Для своего творчества он использует настоящие черепа овец и баранов. Каждая работа обладает своей историей и отличается размером, техникой исполнения и узором. Михаил вдохновляется кружевами, вязаными крючком изделиями, архитектурой и старинными тканями.
Михаил Божок родился и вырос в Магадане, но его отец – белорус, а мама – украинка. Его бабушки и дедушки поехали осваивать Колыму – в советское время так можно было неплохо заработать. На родину отца Михаил вернулся в 2007 году. Выбрал Беларусь, потому что здесь живут родственники и здесь теплее, а в Магадане зима длится девять месяцев.

Михаил стал вырезать по черепам год назад. «Я был в магазине декора в "Арена-сити" и увидел череп бизона. Попросил, чтобы мне его показали – оказалось, что это гипсовая модель. Я огорчился и задумался: почему не продают настоящие, почему всё гипсовое и тяжелое?». Образование и профессия Михаила идеально подошли под его хобби. Он биолог, но уже десять лет работает графическим дизайнером.

Михаил не стал бы работать с черепами, если бы его девушке это не понравилось: «Но моя первая работа, неожиданно для меня самого, вызвала у неё лишь восхищение».

Черепа домашних животных Михаил покупает у заводчиков. На самом деле он такой не один: за головами «охотятся» и медики, и художники. Найти заводчиков было совсем несложно – например, под Минском есть фермерское хозяйство, которое разводит овец. А есть ещё и перекупщики, которые заказывают баранов или овец на мясо.

Больше всего ему нравится работать с черепами баранов и овец. Овечий череп среднего размера хорошо ложится в руку, с ним приятно работать. У коров и лошадей гораздо больше площадь для резьбы – на работу уходит гораздо больше времени. И рисунок другой: он должен состоять из более крупных деталей, чтобы хорошо смотрелся и читался.

На чистый череп Михаил разноцветными карандашами (чтобы не запутаться в линиях) наносит эскиз. Говорит, что интересно рисовать мандалы – сплошная медитация. В нескольких работах Михаила есть особенность: он располагает рисунок не центрально, а смещает в сторону. Когда эскиз на черепе уже есть, Михаил начинает его прорезать бормашинкой. Она жужжит, когда работает, но соседям не слышно. Сразу появляется специфический запах, как в кабинете стоматолога, потому что кость – те же зубы. Но запах быстро выветривается.

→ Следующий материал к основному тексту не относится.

// ... 93 lines not shown
    chain.reset_marks();
    const ResStaged st = res_stage_events(a.res, call, sh.ev_stage, sh.ev_cap, v0, nv, (u32)(wave_all * 64 + lane), sh.n_threads);
    ev_staged = st.count != 0u;
    ev_lds_first = st.first;
    ev_ranged = call.has_events && call.n_ranges != 0u;
    if (ev_ranged) { evs = nullptr; ev_i = 0; ev_end = call.n_ranges; }
  }
  if (!ev_ranged) {
    ev_i = 0; ev_end = 0;
    if (evs) {
      if (resident) { ev_i = *reinterpret_cast<const volatile u32*>(evs + voice); ev_end = *reinterpret_cast<const volatile u32*>(evs + voice + 1); }
      else { ev_i = evs[voice]; ev_end = evs[voice + 1]; }
    }
  }
  nxt.frame = 0xFFFFFFFFu; next_frame = 0xFFFFFFFFu;
  take_next();
  base = 0;

  const u32 n_frames = fend - fbeg;
  const int tpb = (int)((n_frames + T - 1) / T);
  const int n_tiles = tpb * (int)a.n_blocks;
  const int n_steps = n_tiles + NG - (MODE == PIPE_FOLD ? 1 : 0);
  const u32 n_waves_total = (a.n_voices + 63u) / 64u;
  int blk = 0, ti = 0;
#ifdef KNH_DAG_STAMPS
  u64 busy = 0, busy_in = 0, busy_out = 0, busy_tick = 0, busy_fold = 0;
#endif
  for (int s = 0; s < n_steps; ++s) {
    const int g = s - I;
    if (g >= 0 && g < n_tiles) {
#ifdef KNH_DAG_STAMPS
      const u64 t0 = __builtin_amdgcn_s_memtime();
#endif
      F x[TW];
      if (I > 0) {
        typedef typename EdgeLayout<F, T>::Vec Vec;
        constexpr int VW = EdgeLayout<F, T>::VW;
        const Vec* in = reinterpret_cast<const Vec*>(sh.edge + (long)Map::in_tile(I, g) * EdgeLayout<F, T>::tile +
                                                     (long)lane * EdgeLayout<F, T>::stride + fo);
#pragma unroll
        for (int j = 0; j < TW / VW; ++j) {
          const Vec v = in[j];
#pragma unroll
          for (int k = 0; k < VW; ++k) x[j * VW + k] = v[k];
        }
      } else {
#pragma unroll
        for (int j = 0; j < TW; ++j) x[j] = (F)0;
      }
      if (ti == 0) {
        ctx.input_block = reinterpret_cast<const F*>(a.input) + (long)blk * a.in_channels * a.block_size;
        chain.begin_block(fbeg, ctx);
      }
      const u32 n_tile = fbeg + (u32)ti * T;
      const u32 m_tile = fend - n_tile < (u32)T ? fend - n_tile : (u32)T;
      const u32 n = n_tile + fo;
      const u32 m = m_tile > fo ? (m_tile - fo < (u32)TW ? m_tile - fo : (u32)TW) : 0u;
      apply_events_upto(base + n);
      const bool ev_inside = next_frame < base + n + TW;
#if defined(KNH_DAG_STAMPS) || defined(KNH_TILE_FENCES)
      asm volatile("s_waitcnt lgkmcnt(0)" ::: "memory");
#endif
#ifdef KNH_DAG_STAMPS
      const u64 t1 = __builtin_amdgcn_s_memtime();
      busy_in += t1 - t0;
#endif
      {
        typedef typename EdgeLayout<F, T>::Vec Vec;
        constexpr int VW = EdgeLayout<F, T>::VW;
        F* out_tile = sh.edge + (long)Map::out_tile(I, g) * EdgeLayout<F, T>::tile;
        F* out_row = out_tile + (long)lane * EdgeLayout<F, T>::stride + fo;
        if (__builtin_expect(m == (u32)TW && !__builtin_amdgcn_ballot_w64(ev_inside), 1)) {
          chain.template tick_tile<TW>(x, ctx, n);
#ifdef KNH_DAG_STAMPS
          asm volatile("" ::: "memory");
          busy_tick += __builtin_amdgcn_s_memtime() - t1;
#endif
          Vec* out = reinterpret_cast<Vec*>(out_row);
#pragma unroll
          for (int j = 0; j < TW / VW; ++j) {
            Vec v;
#pragma unroll
            for (int k = 0; k < VW; ++k) v[k] = x[j * VW + k];
            out[j] = v;
          }
#ifdef KNH_AB_NO_SW
        } else if (false && [&]() -> bool {
#else
        } else if (m == (u32)TW && ChainT::kParamBits != 0ull && !ChainT::kBinds && [&]() -> bool {
#endif
          ChainT cn = chain;
          const u32 sv_i = ev_i;
          const Event sv_nxt = nxt;
          const u32 sv_next_frame = next_frame;
          const u32 tile_end = base + n + (u32)TW;
          u32 sw = (u32)TW;
          u64 touched = 0ull;
          bool bad = false;
          while (next_frame < tile_end) {
            const u32 op = nxt.slot_op >> 24, slot = nxt.slot_op & 0xFFFFFFu, code = op & 0x7Fu;
            if (slot >= SLOT_LO && slot < SLOT_HI) {
              const u32 rel = nxt.frame - (base + n);
              if (sw == (u32)TW) sw = rel;
              bad = bad || sw != rel || slot >= 64u ||
                    !((code == EV_SET && ((ChainT::kParamBits >> (slot & 63u)) & 1ull)) || (code == EV_NOP && ((ChainT::kNopOkBits >> (slot & 63u)) & 1ull)));
              if (!bad) {
                cn.on_event(op, slot, nxt.bits, nxt.frame - base);
                touched |= 1ull << (slot & 63u);
                if (live && code == EV_SET) a.state[(long)slot * a.stride + voice] = (W)nxt.bits;
              }
            }
            ++ev_i;
            take_next();
          }
          if (__builtin_amdgcn_ballot_w64(bad) != 0) {
            ev_i = sv_i;
            nxt = sv_nxt;
            next_frame = sv_next_frame;
            return false;
          }
          const F* in_row = sh.edge + (long)Map::in_tile(I, g) * EdgeLayout<F, T>::tile + (long)lane * EdgeLayout<F, T>::stride + fo;
          for (u32 j0 = 0; j0 < (u32)TW; j0 += 8u) {
            F sub[8];
            if (I > 0) {
#pragma unroll
              for (int q = 0; q < 8 / VW; ++q) {
                const Vec v = reinterpret_cast<const Vec*>(in_row + j0)[q];
#pragma unroll
                for (int k = 0; k < VW; ++k) sub[q * VW + k] = v[k];
              }
            } else {
#pragma unroll
              for (int k = 0; k < 8; ++k) sub[k] = (F)0;
            }
            chain.template tick_tile_sw<8>(cn, sw - j0, touched, sub, ctx, n + j0);
#pragma unroll
            for (int q = 0; q < 8 / VW; ++q) {
              Vec v;
#pragma unroll
              for (int k = 0; k < VW; ++k) v[k] = sub[q * VW + k];
              reinterpret_cast<Vec*>(out_row + j0)[q] = v;
            }
          }
          return true;
        }()) {
        } else {
          const F* in_row = sh.edge + (long)Map::in_tile(I, g) * EdgeLayout<F, T>::tile + (long)lane * EdgeLayout<F, T>::stride + fo;
          for (u32 j0 = 0; j0 < m; j0 += 8u) {
            const u32 cnt = m - j0 < 8u ? m - j0 : 8u;
            F sub[8];
            if (I > 0) {
#pragma unroll
              for (int q = 0; q < 8 / VW; ++q) {
                const Vec v = reinterpret_cast<const Vec*>(in_row + j0)[q];
#pragma unroll
                for (int k = 0; k < VW; ++k) sub[q * VW + k] = v[k];
              }
            } else {
#pragma unroll
              for (int k = 0; k < 8; ++k) sub[k] = (F)0;
            }
#pragma unroll
            for (int k = 0; k < 8; ++k) {
              if ((u32)k < cnt) {
                apply_events_upto(base + n + j0 + (u32)k);
                sub[k] = chain.tick(sub[k], ctx, n + j0 + (u32)k);
              }
            }
#pragma unroll
            for (int q = 0; q < 8 / VW; ++q) {
              Vec v;
#pragma unroll
              for (int k = 0; k < VW; ++k) v[k] = sub[q * VW + k];
              reinterpret_cast<Vec*>(out_row + j0)[q] = v;
            }
          }
        }
        if constexpr (GroupInfo<G>::pan) {
          F gl = (F)0, gr = (F)0;
          chain.pan_gains(gl, gr);
          out_row[T] = gl;
          out_row[T + 1] = gr;
        }
#ifdef KNH_DAG_STAMPS
        asm volatile("s_waitcnt lgkmcnt(0)" ::: "memory");
        const u64 tf0 = __builtin_amdgcn_s_memtime();
#endif
        if constexpr (FOLDS) pipe_fold_tile<F, FMA, T, GroupInfo<G>::pan>(out_tile, a, lane, wave_global, n_waves_total, blk, n_tile, m_tile, v0, nv);
#ifdef KNH_DAG_STAMPS
        asm volatile("s_waitcnt lgkmcnt(0)" ::: "memory");
        busy_fold += __builtin_amdgcn_s_memtime() - tf0;
#endif
      }
#if defined(KNH_DAG_STAMPS) || defined(KNH_TILE_FENCES)
      asm volatile("" ::: "memory");
#endif
#ifdef KNH_DAG_STAMPS
      const u64 t2 = __builtin_amdgcn_s_memtime();
#endif
      if (++ti == tpb) {
        apply_events_upto(base + fend);
        ti = 0;
        ++blk;
        base += a.block_size;
        if (resident) {
          sh.res_marks[wave_all * 64 + lane] = chain.collect_done(0xFFFFFFFFu);
          if (GroupInfo<G>::has_env && I == LAST_ENV) sh.res_marks[15 * 64 + lane] = live && !chain.last_env_stopped(false) ? 1u : 0u;
        }
      }
#if defined(KNH_DAG_STAMPS) || defined(KNH_TILE_FENCES)
      asm volatile("s_waitcnt lgkmcnt(0)" ::: "memory");
#endif
#ifdef KNH_DAG_STAMPS
      const u64 t3 = __builtin_amdgcn_s_memtime();
      busy += t3 - t0;
      busy_out += t3 - t2;
#endif
    }
    pipe_barrier();
  }
#ifdef KNH_DAG_STAMPS
  if (wave_global == 0u && lane == 0) {
    const u64 d = (u64)(n_tiles > 0 ? n_tiles : 1);
    a.flags[4 + I] = (u32)(busy / d);
    if (8 + 2 * I + 1 < 16) { a.flags[8 + 2 * I] = (u32)(busy_in / d); a.flags[9 + 2 * I] = (u32)(busy_out / d); }
    if (FOLDS) { a.flags[14] = (u32)(busy_tick / d); a.flags[15] = (u32)(busy_fold / d); }
    else if (MODE != PIPE_FOLD && I == 1) { a.flags[14] = (u32)(busy_tick / d); a.flags[15] = (u32)((busy - busy_in - busy_out - busy_tick) / d); }
  }
#endif
  done_frame = chain.collect_done(0xFFFFFFFFu);
  if (!resident) break;
  }
  if (live) chain.store(a.state + voice, a.stride);
  if (!resident && GroupInfo<G>::has_env && I == LAST_ENV) {
    const bool running = live && !chain.last_env_stopped(false);
    const u64 br = __builtin_amdgcn_ballot_w64(running);
    if (lane == 0 && br) atomicAdd(&a.flags[1], (u32)__builtin_popcountll(br));
  }
  return done_frame;
}

template <typename F, bool FMA, int T, bool PAN>
__device__ __forceinline__ void pipe_fold_tile(const F* tile, const VoiceKernelArgs<F>& a, int lane, u32 wave_global, u32 n_waves_total,
// ... 31 lines not shown
}

template <typename F, bool FMA, int T, int MODE, int NG, bool PAN, int CHAINW, bool HAS_ENV>
__device__ __forceinline__ void pipe_run_mixer(const PipeShared<F>& sh, const VoiceKernelArgs<F>& a, int lane, u32 wave_global,
                                               u32 v0, u32 nv, int wave_all) {
  u32 fbeg = a.frame_begin, fend = a.frame_end;
  const bool resident = a.res.bell != nullptr;
  u32 res_expect = a.res.first_epoch;
  const u32 n_waves_total = (a.n_voices + 63u) / 64u;
  for (;;) {
  ResCall call;
  call.epoch = 0u;
  if (resident) {
    call = res_wait(a.res, res_expect, sh.res_slot, wave_all, lane);
    if (call.leave) break;
    res_expect = (res_expect + 1u) & (u32)RES_EPOCH_MASK;
    fbeg = call.frame_begin;
    fend = call.frame_end;
    (void)res_stage_events(a.res, call, sh.ev_stage, sh.ev_cap, v0, nv, (u32)(wave_all * 64 + lane), sh.n_threads);
  }
  const u32 n_frames = fend - fbeg;
  const int tpb = (int)((n_frames + T - 1) / T);
  const int n_tiles = tpb * (int)a.n_blocks;
  const int n_steps = n_tiles + NG;
  int blk = 0, ti = 0;
#ifdef KNH_DAG_STAMPS
  u64 busy = 0;
#endif
  for (int s = 0; s < n_steps; ++s) {
    const int g = s - NG;
    if (g >= 0 && g < n_tiles) {
#ifdef KNH_DAG_STAMPS
      const u64 t0 = __builtin_amdgcn_s_memtime();
#endif
      const u32 rel = (u32)ti * T;
      const u32 len = n_frames - rel < (u32)T ? n_frames - rel : (u32)T;
      const F* tile = sh.edge + (long)EdgeMap<MODE, NG>::mixer_tile(g) * EdgeLayout<F, T>::tile;
      pipe_fold_tile<F, FMA, T, PAN>(tile, a, lane, wave_global, n_waves_total, blk, fbeg + rel, len, v0, nv, (u32)g, call.epoch);
      if (resident && g == n_tiles - 1) {
        u32 n_done = 0u, n_run = 0u;
        if (HAS_ENV) {
          u32 d = 0xFFFFFFFFu;
#pragma unroll
          for (int w = 0; w < CHAINW; ++w) d = sh.res_marks[w * 64 + lane] != 0xFFFFFFFFu ? sh.res_marks[w * 64 + lane] : d;
          const bool live = (u32)lane < nv;
          if (live) a.done_frames[v0 + lane] = d;
          n_done = (u32)__builtin_popcountll(__builtin_amdgcn_ballot_w64(live && d != 0xFFFFFFFFu));
          n_run = (u32)__builtin_popcountll(__builtin_amdgcn_ballot_w64(live && sh.res_marks[15 * 64 + lane] != 0u));
        }
        if (lane == 0) res_put(a.res.wg_flags + wave_global, n_done | (n_run << 8), res_tag(call.epoch, 255u));
      }
      if (++ti == tpb) { ti = 0; ++blk; }
#ifdef KNH_DAG_STAMPS
      asm volatile("s_waitcnt vmcnt(0) lgkmcnt(0)" ::: "memory");
      busy += __builtin_amdgcn_s_memtime() - t0;
#endif
    }
    if (resident) asm volatile("s_waitcnt lgkmcnt(0)\n\ts_barrier" ::: "memory");
    else pipe_barrier();
  }
#ifdef KNH_DAG_STAMPS
  if (wave_global == 0u && lane == 0) a.flags[4 + NG] = (u32)(busy / (u64)(n_tiles > 0 ? n_tiles : 1));
#endif
  if (!resident) break;
  }
}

Михаил работает в спецодежде, фартуке и респираторной маске. «Единственное, от пыли чихаю, и её потом надо протирать. Но пыль – это же не грязь». Михаил рассказывает, что при процессе резки никто никогда не присутствовал. Так совпало, да и вначале он не афишировал своё увлечение.

Рисунок в процессе резки может меняться – по ходу дела видно, что где-то прорезать не получится (кость может сломаться) или просто не смотрится.

Например, так получилось с черепом Викки. Михаилу изначально хотелось больше рюшек и вместо больших дырок сделать тонкий контур, но результатом остался доволен.

Михаил старается делать что-то аутентичное или стилизованное. Про наброски на черепе волка, который лежит на кухне, рассказывает: «Я взял геометрию: треугольники и квадраты, которые североамериканские индейцы изображали на своей одежде и покрывалах. Начертил, но не знаю, что получится в конце». С этим черепом Михаилу работать трудно и интересно: мало места и очень плотная кость – сразу видно, что волк много мяса ел.

У Михаила всего девять работ. Четыре продал: бобра, лису, Долли и коня. Знакомая девушка с друзьями взяла в подарок бобра, а себе купила коника. Он был домиком для тарантула. Смотрелось атмосферно, говорит Михаил: получился такой Техас. Ещё два улетели в США: в Чикаго и Лос-Анжелес.

Однажды летом Михаил выставлял работы на рыцарском фестивале. Если взрослые смотрели с опаской, детям очень нравились работы, и они говорили родителям: «Смотрите, динозавры!»